# Mouse: male bay area



## gotchea (May 4, 2013)

Long story short. A stranger gave me a "baby rat" today. I am trying to find a rescue to help me rehome him. If anyone here knows someone or has interest please contact me. He is super sweet and little mouse. He was housed with baby rats and baby mice. He is super fast and missing half his tail. Anyone know a good home for him?


----------



## ksaxton (Apr 20, 2014)

Sorry I'm too far away from you, but he is so adorable! Look at those huge ears! I'm curious to know the story behind him, why did someone give him to you? 


Sent from Petguide.com Free App


----------



## gotchea (May 4, 2013)

Drat! Thank you though he is a cutie huh? haha he is so funny looking and small! I've never been near a mouse besides the wild ones or the petsore.

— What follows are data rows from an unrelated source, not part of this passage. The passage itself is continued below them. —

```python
class AttnDesc(C.Structure):
    _fields_ = [("q", vp), ("k", vp), ("v", vp), ("out", vp),
                ("q_bs", i64), ("q_ts", i64), ("k_bs", i64), ("k_ts", i64), ("v_bs", i64), ("v_ts", i64),
                ("o_bs", i64), ("o_ts", i64),
                ("nbatch", i32), ("heads", i32), ("tq", i32), ("tk", i32), ("kv_bdiv", i32),
                ("head_dim", i32), ("causal", i32), ("scale", C.c_float), ("v2", vp), ("out2", vp), ("pipelined", i32)]


class TAttnDesc(C.Structure):
    _fields_ = [("q", vp), ("k", vp), ("v", vp), ("out", vp),
                ("q_bs", i64), ("q_ps", i64), ("q_ts", i64), ("k_bs", i64), ("k_ps", i64), ("k_ts", i64),
                ("v_bs", i64), ("v_ps", i64), ("v_ts", i64), ("o_bs", i64), ("o_ps", i64), ("o_ts", i64),
                ("nsample", i32), ("hw", i32), ("heads", i32), ("frames", i32)]


class GnDesc(C.Structure):
    _fields_ = [("x", vp), ("x2", vp), ("gamma", vp), ("beta", vp), ("out", vp), ("workspace", vp),
                ("workspace_bytes", sz), ("nsample", i32), ("rows_per_sample", i32), ("c", i32), ("c1", i32),
                ("groups", i32), ("silu", i32), ("eps", f32), ("chan_sums", vp), ("chan_sums2", vp)]


class TFusedDesc(C.Structure):
    _fields_ = [("x", vp), ("wp", vp), ("ln_rowsum", vp), ("ln_bias", vp), ("out", vp), ("nsample", i32), ("frames", i32),
                ("hw", i32), ("c", i32), ("heads", i32), ("ln_eps", f32)]


class XsDesc(C.Structure):
    _fields_ = [("x", vp), ("wp", vp), ("resid", vp), ("out", vp), ("m", i64),
                ("n", i32), ("k", i32), ("n_store", i32), ("ldo", i32), ("ldr", i32), ("act", i32), ("normalize", i32),
                ("ln_eps", C.c_float), ("wp_set_rows", i64)]


class PnpDesc(C.Structure):
    _fields_ = [("x", vp), ("x2", vp), ("masks", vp), ("chunk_stride", i64), ("f_stride", i64), ("p_stride", i64),
                ("nobj", i32), ("frames", i32), ("height", i32), ("width", i32), ("channels", i32), ("mask_h", i32),
                ("mask_w", i32), ("base_chunk0", i32), ("ndst", i32)]


SIGNATURES = {
    "mvoc_version": (i32, []),
    "mvoc_last_error": (C.c_char_p, []),
    "mvoc_gemm_f16": (i32, [C.POINTER(GemmDesc), vp]),
    "mvoc_gemm_workspace_bytes": (sz, [i64, i64, i64]),
    "mvoc_gemm_chan_sums_written": (i32, []),
    "mvoc_gemm_row_moments_written": (i32, []),
    "mvoc_row_stats_from_moments_f32": (i32, [vp, i64, i32, i32, i32, f32, vp, vp]),
    "mvoc_flash_attn_f16": (i32, [C.POINTER(AttnDesc), vp]),
    "mvoc_temporal_attn_f16": (i32, [C.POINTER(TAttnDesc), vp]),
    "mvoc_temporal_qkv_attn_f16": (i32, [C.POINTER(TFusedDesc), vp]),
    "mvoc_xs_linear_f16": (i32, [C.POINTER(XsDesc), vp]),
    "mvoc_groupnorm_workspace_bytes": (sz, [i32, i32, i32, i32]),
    "mvoc_groupnorm_f16": (i32, [C.POINTER(GnDesc), vp]),
    "mvoc_groupnorm_fold_xs_f16": (i32, [C.POINTER(GnDesc), vp, vp, i32, i32, vp, vp]),
    "mvoc_groupnorm_moments_f16": (i32, [C.POINTER(GnDesc), vp, vp]),
    "mvoc_groupnorm_apply_moments_f16": (i32, [C.POINTER(GnDesc), vp, i32, vp]),
    "mvoc_layernorm_f16": (i32, [vp, vp, vp, vp, i64, i32, f32, vp]),
    "mvoc_row_stats_f16": (i32, [vp, vp, i64, i32, f32, vp]),
    "mvoc_pnp_blend_scatter_tokens": (i32, [C.POINTER(PnpDesc), vp]),
    "mvoc_pnp_blend_scatter_nchw": (i32, [C.POINTER(PnpDesc), vp]),
    "mvoc_pnp_blend_scatter_tokens_mapped": (i32, [C.POINTER(PnpDesc), i32, C.POINTER(i32), vp]),
    "mvoc_pnp_blend_scatter_nchw_mapped": (i32, [C.POINTER(PnpDesc), i32, C.POINTER(i32), vp]),
    "mvoc_pnp_blend_scatter_tokens_variants": (i32, [C.POINTER(PnpDesc), i32, C.POINTER(i32), i32, vp]),
    "mvoc_pnp_blend_scatter_nchw_variants": (i32, [C.POINTER(PnpDesc), i32, C.POINTER(i32), i32, vp]),
    "mvoc_ddim_step_f16": (i32, [vp, vp, vp, vp, vp, i64, vp]),
    "mvoc_latent_fusion_f16": (i32, [vp, vp, vp, vp, vp, i32, i64, f64, i32, vp]),
    "mvoc_ddim_step_variants_f16": (i32, [vp, vp, vp, vp, vp, i64, i32, vp]),
    "mvoc_latent_fusion_variants_f16": (i32, [vp, vp, vp, vp, vp, i32, i64, i32, f64, i32, vp]),
    "mvoc_timestep_embedding_f16": (i32, [vp, i32, i32, vp, vp]),
    "mvoc_act_f16": (i32, [vp, vp, i64, i32, vp]),
    "mvoc_add_f16": (i32, [vp, vp, vp, i64, vp]),
    "mvoc_conv3x3_small_f16": (i32, [vp, vp, vp, vp, i32, i32, i32, i32, i32, i32, i32, vp]),
    "mvoc_adaptive_avgpool_f16": (i32, [vp, vp, i32, i32, i32, i32, i32, i32, vp]),
    "mvoc_ncfhw_to_tokens_f16": (i32, [vp, vp, i32, i32, i32, i32, i32, i32, vp]),
    "mvoc_tokens_to_ncfhw_f16": (i32, [vp, vp, i32, i32, i32, i32, i32, vp]),
    "mvoc_temporal_encoder4_f16": (i32, [vp, vp, vp, i32, i32, i32, i32, i32, vp]),
    "mvoc_conv1x1_small_f16": (i32, [vp, vp, vp, vp, i64, i32, i32, vp]),
    "mvoc_softmax_rows_f16": (i32, [vp, i64, i32, vp]),
    "mvoc_gaussian_sample_f16": (i32, [vp, vp, vp, vp, i64, vp]),
    "mvoc_scale_f16": (i32, [vp, vp, i64, f64, vp]),
    "mvoc_image_to_tokens_f16": (i32, [vp, vp, i32, i32, i32, vp]),
    "mvoc_tokens_to_image_f16": (i32, [vp, vp, i32, i32, i32, i32, vp]),
    "mvoc_mask_resize_u8": (i32, [vp, vp, vp, i32, i32, i32, i32, i32, vp, vp, i32, vp, vp, i32, vp]),
    "mvoc_mask_finish": (i32, [vp, vp, vp, i64, vp]),
    "mvoc_permute_rows_f16": (i32, [vp, vp, C.POINTER(i64), C.POINTER(i64), i32, vp]),
    "mvoc_clip_patches_f16": (i32, [vp, vp, i32, i32, i32, i32, vp]),
    "mvoc_clip_embed_f16": (i32, [vp, vp, vp, vp, vp, i64, i32, i32, vp]),
    "mvoc_comm_unique_id": (i32, [vp]),
    "mvoc_comm_init": (i32, [vp, i32, i32, C.POINTER(vp)]),
    "mvoc_comm_destroy": (i32, [vp]),
    "mvoc_allgather_frames": (i32, [vp, vp, vp, sz, vp]),
    "mvoc_alltoall_frames": (i32, [vp, vp, vp, sz, vp]),
    "mvoc_prof_enable": (i32, [i32]),
    "mvoc_prof_collect": (i32, [C.POINTER(f64), C.POINTER(i64), C.POINTER(f64)]),
    "mvoc_prof_reset": (i32, []),
    "mvoc_delay_us": (i32, [i64, vp]),
}


def _load():
    if not os.path.exists(LIB_PATH):
        raise ImportError(
            f"{LIB_PATH} is missing: build it with `python -m mvoc_amd.build` (hipcc --offload-arch=gfx950). "
            "mvoc_amd has no CPU / PyTorch fallback path.")
    lib = C.CDLL(LIB_PATH)
    for name, (res, args) in SIGNATURES.items():
        fn = getattr(lib, name)
        fn.restype = res
        fn.argtypes = args
    if lib.mvoc_version() != ABI_VERSION:
        raise ImportError(f"{LIB_PATH} has mvoc_version() {lib.mvoc_version()}, these bindings need {ABI_VERSION}: rebuild it "
                          "with `python -m mvoc_amd.build`")
    return lib


lib = _load()


_DEBUG_SYNC = bool(os.environ.get("MVOC_DEBUG_SYNC"))


def check(rc, what=""):
    if rc != 0:
        raise RuntimeError(f"libmvoc_hip {what} failed ({rc}): {lib.mvoc_last_error().decode()}")
    if _DEBUG_SYNC:
        print(f"[mvoc] {what}", flush=True)
        torch.cuda.synchronize()
```

### mvoc_amd/csrc/attention.hip

```cpp
#include <stdlib.h>

#include "common.h"

namespace {

typedef __fp16 fp16x4_t __attribute__((__vector_size__(4 * sizeof(__fp16))));
template <int D> struct FlashPitch { static constexpr int K = 2 * D + 16, V = D == 64 ? 192 : 320; };

struct AttnArgs {
  const half_t *q, *k, *v;
  half_t* out;
  long q_bs, q_ts, k_bs, k_ts, v_bs, v_ts, o_bs, o_ts;
  int nbatch, heads, tq, tk, kv_bdiv, causal;
  float scale_log2;
  long v2_off, o2_off;
  int qblocks;
};

__device__ __forceinline__ int vt_slot_group(int key) {
  return ((((key >> 5) * 2 + ((key >> 4) & 1)) * 2) + ((key >> 2) & 1));
}
__device__ __forceinline__ int vt_slot_elem(int key) { return ((key >> 3) & 1) * 4 + (key & 3); }

constexpr float FLASH_THR = 8.0f;
// ... 302 lines not shown
#pragma unroll
  for (int e = 0; e < 16; ++e) zero16[e] = 0.f;

  int kfo[4];
#pragma unroll
  for (int s = 0; s < 4; ++s) kfo[s] = r * 128 + (((2 * s + h) ^ ((r >> 1) & 7)) * 16);
  const int vq = (lane & 15) >> 2;
  int vfo[2];
#pragma unroll
  for (int dt = 0; dt < 2; ++dt) vfo[dt] = 8192 + (4 * h + vq) * 128 + (((32 * ((lane >> 4) & 1) + 8 * (lane & 3))) | ((dt ^ ((vq >> 1) & 1)) << 6));

  f3_wait_vm<(NS - 2) * PCS>();
  F3_BAR();
#pragma unroll
  for (int t = 0; t < 2; ++t) {
    sa[t] = zero16;
#pragma unroll
    for (int s = 0; s < 4; ++s) {
      const half8_t kf = *reinterpret_cast<const half8_t*>(smem + kfo[s] + 4096 * t);
      sa[t] = __builtin_amdgcn_mfma_f32_32x32x16_f16(kf, qf[s], sa[t], 0, 0, 0);
    }
  }
  int o_v = 0, o_k = TILE, o_w = (NS - 1) * TILE;

  auto body = [&](f32x16(&cur)[2], f32x16(&nxt)[2], const int t) {
    F3_STAMP(4);
    f3_wait_vm<(NS - 3) * PCS>();
    F3_BAR();
    F3_STAMP(0);
    issue(t + NS - 1, o_w);
    F3_FENCE();
    F3_STAMP(1);
    const char* Kn = smem + o_k;
    const char* Vc = smem + o_v;
    if (__builtin_amdgcn_readfirstlane((t == nt - 1) && (p.tk & 63))) {
#pragma unroll
      for (int tt = 0; tt < 2; ++tt)
#pragma unroll
        for (int e = 0; e < 16; ++e)
          if (t * 64 + 32 * tt + 8 * (e >> 2) + 4 * h + (e & 3) >= p.tk) cur[tt][e] = -INFINITY;
    }
    F3_FENCE();
    half8_t kf[2][4];
#pragma unroll
    for (int s = 0; s < 2; ++s)
#pragma unroll
      for (int tt = 0; tt < 2; ++tt) kf[tt][s] = *reinterpret_cast<const half8_t*>(Kn + kfo[s] + 4096 * tt);
    half8_t pf[2];
    half8_t vf[3][NV][2];
    auto vread = [&](const int f) {
#pragma unroll
      for (int v = 0; v < NV; ++v)
#pragma unroll
        for (int dt = 0; dt < 2; ++dt) {
          const char* va = Vc + 8192 * v + vfo[dt] + (32 * (f >> 1) + 16 * (f & 1)) * 128;
          const fp16x4_t lo = __builtin_amdgcn_ds_read_tr16_b64_v4f16((__attribute__((address_space(3))) fp16x4_t*)va);
          const fp16x4_t hi = __builtin_amdgcn_ds_read_tr16_b64_v4f16((__attribute__((address_space(3))) fp16x4_t*)(va + 8 * 128));
#pragma unroll
          for (int e = 0; e < 4; ++e) {
            vf[f % 3][v][dt][e] = (half_t)lo[e];
            vf[f % 3][v][dt][4 + e] = (half_t)hi[e];
          }
        }
    };
    vread(0);
    F3_FENCE();
    auto smma = [&](const int i) {
      const int tt = i & 1, s_ = i >> 1;
      nxt[tt] = __builtin_amdgcn_mfma_f32_32x32x16_f16(kf[tt][s_], qf[s_], s_ == 0 ? zero16 : nxt[tt], 0, 0, 0);
    };
    auto pvmma = [&](const int f, const int dt) {
#pragma unroll
      for (int v = 0; v < NV; ++v) ot[v][dt] = __builtin_amdgcn_mfma_f32_32x32x16_f16(vf[f % 3][v][dt], pf[f & 1], ot[v][dt], 0, 0, 0);
    };
    float mx = fmaxf(cur[0][0], cur[0][1]);
#pragma unroll
    for (int tt = 0; tt < 2; ++tt)
#pragma unroll
      for (int e = tt ? 0 : 2; e < 16; e += 2) mx = __builtin_fmaxf(__builtin_fmaxf(mx, cur[tt][e]), cur[tt][e + 1]);
    smma(0); smma(1); smma(2);
    if constexpr (NV == 2) smma(3);
    mx = flash_xhalf_max(mx);
    if constexpr (NV == 1) { F3_GRP(6, 0); F3_GRP(6, 0); F3_GRP(6, 0); }
    else { F3_GRP(4, 0); F3_GRP(5, 0); F3_GRP(4, 0); F3_GRP(5, 0); }
    F3_STAMP(2);
    if (__any((mx - mrun) * p.scale_log2 > FLASH_THR)) {
      const float mnew = fmaxf(mrun, mx);
      const float alpha = __builtin_amdgcn_exp2f((mrun - mnew) * p.scale_log2);
      mrun = mnew;
      lrun *= alpha;
#pragma unroll
      for (int v = 0; v < NV; ++v)
#pragma unroll
        for (int dt = 0; dt < 2; ++dt)
#pragma unroll
          for (int e = 0; e < 16; ++e) ot[v][dt][e] *= alpha;
    }
    F3_FENCE();
    const f32x2 sc2 = {p.scale_log2, p.scale_log2}, mc2 = {-mrun * p.scale_log2, -mrun * p.scale_log2};
#pragma unroll
    for (int s = 2; s < 4; ++s)
#pragma unroll
      for (int tt = 0; tt < 2; ++tt) kf[tt][s] = *reinterpret_cast<const half8_t*>(Kn + kfo[s] + 4096 * tt);
#pragma unroll
    for (int f = 0; f < 4; ++f) {
      const int tt = f >> 1, s_ = f & 1;
      if (f < 3) vread(f + 1);
      half8_t& pn = pf[f & 1];
      float x[8];
#pragma unroll
      for (int j = 0; j < 8; j += 2) {
        const f32x2 a = __builtin_elementwise_fma(f32x2{cur[tt][8 * s_ + j], cur[tt][8 * s_ + j + 1]}, sc2, mc2);
        x[j] = __builtin_amdgcn_exp2f(a[0]);
        x[j + 1] = __builtin_amdgcn_exp2f(a[1]);
      }
#pragma unroll
      for (int j = 0; j < 8; ++j) pn[j] = (half_t)x[j];
#pragma unroll
      for (int j = 0; j < 4; ++j) lrun = __builtin_amdgcn_fdot2(half2_t{pn[2 * j], pn[2 * j + 1]}, half2_t{(half_t)1.f, (half_t)1.f}, lrun, false);
      if (f == 0) {
        smma(NV == 1 ? 3 : 4); smma(NV == 1 ? 4 : 5);
        if constexpr (NV == 2) { smma(6); smma(7); } else smma(5);
      } else {
        pvmma(f - 1, 0); pvmma(f - 1, 1);
        if constexpr (NV == 1) { if (f < 3) smma(5 + f); }
      }
    }
    pvmma(3, 0);
    pvmma(3, 1);
    if constexpr (NV == 1) {
      F3_RD(8); F3_GRP(5, 3); F3_GRP(5, 2); F3_GRP(5, 3);
      F3_RD(4); F3_GRP(5, 2); F3_GRP(5, 3); F3_GRP(5, 2);
      F3_RD(4); F3_GRP(5, 3); F3_GRP(5, 2); F3_GRP(5, 3);
      F3_GRP(5, 2); F3_GRP(5, 3); F3_GRP(5, 2); F3_GRP(5, 2);
    } else {
      F3_RD(12); F3_GRP(3, 2); F3_GRP(3, 2); F3_GRP(3, 2); F3_GRP(3, 2);
      F3_RD(8); F3_GRP(3, 2); F3_GRP(3, 2); F3_GRP(3, 2); F3_GRP(3, 2);
      F3_RD(8); F3_GRP(3, 2); F3_GRP(3, 2); F3_GRP(3, 2); F3_GRP(3, 2);
      F3_GRP(3, 2); F3_GRP(3, 2); F3_GRP(3, 2); F3_GRP(3, 2);
      F3_GRP(3, 0); F3_GRP(3, 0); F3_GRP(3, 0); F3_GRP(3, 0);
    }
    F3_FENCE();
    F3_STAMP(3);
    const int o_ = o_v; o_v = o_k;
    o_k = o_k + TILE == NS * TILE ? 0 : o_k + TILE;
    o_w = o_;
  };
#pragma unroll 1
  for (int t = 0;; t += 2) {
    body(sa, sb, t);
    if (t + 1 >= nt) break;
    body(sb, sa, t + 1);
    if (t + 2 >= nt) break;
  }
  f3_wait_vm<0>();
#ifdef MVOC_F3_STAMPS
  if (blockIdx.x == 0 && tid == 0) {
    unsigned long long t1_, r1_;
    asm volatile("s_memtime %0\n\ts_memrealtime %1\n\ts_waitcnt lgkmcnt(0)" : "=s"(t1_), "=s"(r1_)::"memory");
    for (int i = 0; i < 5; ++i) f3_dbg[i] = f3_acc[i];
    f3_dbg[5] = t1_ - f3_t0;
    f3_dbg[7] = r1_ - f3_r0;
    f3_dbg[6] = (unsigned long long)nt;
  }
#endif

  const float ltot = lrun + __shfl_xor(lrun, 32);
  const float inv = 1.0f / ltot;
  if (q0 + r < p.tq) {
#pragma unroll
    for (int v = 0; v < NV; ++v) {
      half_t* op = p.out + v * p.o2_off + (long)b * p.o_bs + (long)(q0 + r) * p.o_ts + head * D;
#pragma unroll
      for (int dt = 0; dt < 2; ++dt)
#pragma unroll
        for (int q = 0; q < 4; ++q) {
          half4_t o;
#pragma unroll
          for (int e = 0; e < 4; ++e) o[e] = (half_t)(ot[v][dt][q * 4 + e] * inv);
          *reinterpret_cast<half4_t*>(op + 32 * dt + 8 * q + 4 * h) = o;
        }
    }
  }
}
#undef F3_BAR
#undef F3_FENCE
#undef F3_GRP
#undef F3_RD
#undef F3_STAMP

struct TAttnArgs {
  const half_t *q, *k, *v;
  half_t* out;
  long q_bs, q_ps, q_ts, k_bs, k_ps, k_ts, v_bs, v_ps, v_ts, o_bs, o_ps, o_ts;
  int nsample, hw, heads, frames;
  int logf, logp, pgroups;
  long ntask;
  float scale_log2;
};

constexpr int TVPITCH = 64;

__global__ __launch_bounds__(256) void tattn_kernel(const TAttnArgs p) {
  __shared__ __attribute__((aligned(16))) char smem[4 * 64 * TVPITCH];
  const int tid = threadIdx.x, lane = tid & 63, wave = tid >> 6;
  const int r = lane & 31, h = lane >> 5;
  char* Vs = smem + wave * 64 * TVPITCH;
  const int F = p.frames, logf = p.logf, P = 1 << p.logp;
  const long task = (long)blockIdx.x * 4 + wave;
  const bool active = task < p.ntask;
  const long tk = active ? task : p.ntask - 1;
  const int head = (int)(tk % p.heads);
  const long bp = tk / p.heads;
  const long smp = bp / p.pgroups, px0 = (bp % p.pgroups) << p.logp;
  const half8_t zero8 = {0, 0, 0, 0, 0, 0, 0, 0};
  auto row_px = [&](int row) { return (long)(P > 1 ? row >> logf : 0); };
  auto row_fr = [&](int row) { return P > 1 ? row & (F - 1) : row; };
  auto row_ok = [&](int row) { return (P > 1 || row < F) && px0 + row_px(row) < p.hw; };

  const half_t* qb = p.q + smp * p.q_bs + px0 * p.q_ps + head * 64;
  const half_t* kb = p.k + smp * p.k_bs + px0 * p.k_ps + head * 64;
  const half_t* vb = p.v + smp * p.v_bs + px0 * p.v_ps + head * 64;

#pragma unroll
  for (int i = 0; i < 4; ++i) {
    const int c = lane + 64 * i;
    const int key = c >> 3, dc = c & 7;
    half8_t vr = zero8;
    if (row_ok(key)) vr = *reinterpret_cast<const half8_t*>(vb + row_px(key) * p.v_ps + (long)row_fr(key) * p.v_ts + dc * 8);
    const int g = (((key >> 4) & 1) * 2) + ((key >> 2) & 1), j = vt_slot_elem(key);
#pragma unroll
    for (int e = 0; e < 8; ++e) {
      const int d = dc * 8 + e;
      *reinterpret_cast<half_t*>(Vs + d * TVPITCH + ((g ^ ((d >> 3) & 3)) * 16) + j * 2) = vr[e];
    }
  }
  f32x16 st;
#pragma unroll
  for (int e = 0; e < 16; ++e) st[e] = 0.f;
  const bool rok = row_ok(r);
  const long koff = row_px(r) * p.k_ps + (long)row_fr(r) * p.k_ts, qoff = row_px(r) * p.q_ps + (long)row_fr(r) * p.q_ts;
#pragma unroll
  for (int s = 0; s < 4; ++s) {
    half8_t kf = zero8, qf = zero8;
    if (rok) {
      kf = *reinterpret_cast<const half8_t*>(kb + koff + 16 * s + 8 * h);
      qf = *reinterpret_cast<const half8_t*>(qb + qoff + 16 * s + 8 * h);
    }
    st = __builtin_amdgcn_mfma_f32_32x32x16_f16(kf, qf, st, 0, 0, 0);
  }
  float mx = -INFINITY;
#pragma unroll
  for (int e = 0; e < 16; ++e) {
    const int key = 8 * (e >> 2) + 4 * h + (e & 3);
    const bool ok = P > 1 ? (key >> logf) == (r >> logf) : key < F;
    const float sv = ok ? st[e] * p.scale_log2 : -INFINITY;
    st[e] = sv;
    mx = fmaxf(mx, sv);
  }
  mx = fmaxf(mx, __shfl_xor(mx, 32));
  float ps = 0.f;
#pragma unroll
  for (int e = 0; e < 16; ++e) {
    const float pv = __builtin_amdgcn_exp2f(st[e] - mx);
    st[e] = pv;
    ps += pv;
  }
  ps += __shfl_xor(ps, 32);
  const float inv = 1.0f / ps;

  __syncthreads();
  f32x16 ot[2];
#pragma unroll
  for (int dt = 0; dt < 2; ++dt)
#pragma unroll
    for (int e = 0; e < 16; ++e) ot[dt][e] = 0.f;
#pragma unroll
  for (int s = 0; s < 2; ++s) {
    half8_t pf;
#pragma unroll
    for (int j = 0; j < 8; ++j) pf[j] = (half_t)st[8 * s + j];
    const int g = s * 2 + h;
#pragma unroll
    for (int dt = 0; dt < 2; ++dt) {
      const int d = 32 * dt + r;
      const half8_t vf = *reinterpret_cast<const half8_t*>(Vs + d * TVPITCH + ((g ^ ((d >> 3) & 3)) * 16));
      ot[dt] = __builtin_amdgcn_mfma_f32_32x32x16_f16(vf, pf, ot[dt], 0, 0, 0);
    }
  }
  if (active && rok) {
    half_t* op = p.out + smp * p.o_bs + (px0 + row_px(r)) * p.o_ps + (long)row_fr(r) * p.o_ts + head * 64;
#pragma unroll
    for (int dt = 0; dt < 2; ++dt)
#pragma unroll
      for (int q = 0; q < 4; ++q) {
        half4_t o;
#pragma unroll
        for (int e = 0; e < 4; ++e) o[e] = (half_t)(ot[dt][q * 4 + e] * inv);
        *reinterpret_cast<half4_t*>(op + 32 * dt + 8 * q + 4 * h) = o;
      }
  }
}

}
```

I took Wilder to a petstore to look at rat pups, I keep trying to force rats on him. Anyway, he was uninterested in all the pups and then his guy came up to me and was asking about my rat. I said I was looking for a friend for him. After awhile of talking I saw this little guy(maybe girl? I think male) and made girly noises about how sad it was he was missing a tail and so on. I ended up leaving the store and walking away to my car and when I got in the guy came up to my car and handed me a box with this little dude in it. I thought it was so nice of him! I didn't have the heart to tell him that it was a baby mouse not a baby rat. I also couldn't take the baby mouse back to the feeder bin. So I drove home with it. Now I have no clue what to do with him. I fear putting him on Craigslist. I also don't really want to take him to the pound, I just don't feel like they would care too much. I have just been trying to looking up rescues, I emailed Northstar. There is a shelter in another city I might try if nothing else works out.


----------



## ksaxton (Apr 20, 2014)

What does Wilder think of him? If you end up not being able to find a home for him, mice are pretty low maintenance animals, and male mice are usually best housed alone, so maybe you could keep him 


Sent from Petguide.com Free App


----------



## gotchea (May 4, 2013)

Wilder has not come out of his cage since we brought him home. Wilder free ranges the my room, even when I sleep. At this time, he is normally watching tv with me in bed. But he went to his cage when we got back and hasn't shown his face since! Do rats get jealous? Maybe he is mad. Idk. But thank you, that is good to know. I was stressing about how sad the little mouse must feel being alone.


----------



## gotchea (May 4, 2013)

I forced Wilder to come meet him for a moment. Wilder smelt him, he pawed the mouse and bit the mouse's face (not hard), then ran off, then came back to smell once again before running away again. Sorry for the dirty bed, i'm folding clothes. 
View attachment 157441
View attachment 157449
View attachment 157457
View attachment 157465
View attachment 157473


----------



## Lesti (Jun 25, 2013)

Okay, he's really cute and I hope you find a good home for him, but maybe you shouldn't let Wilder socialize with him again. Wilder could kill him with one bite and since he is a wild rat, I would think that his instinct to kill mice would be much stronger. I hope you find a great home for the little guy! I wonder what happened to his tail?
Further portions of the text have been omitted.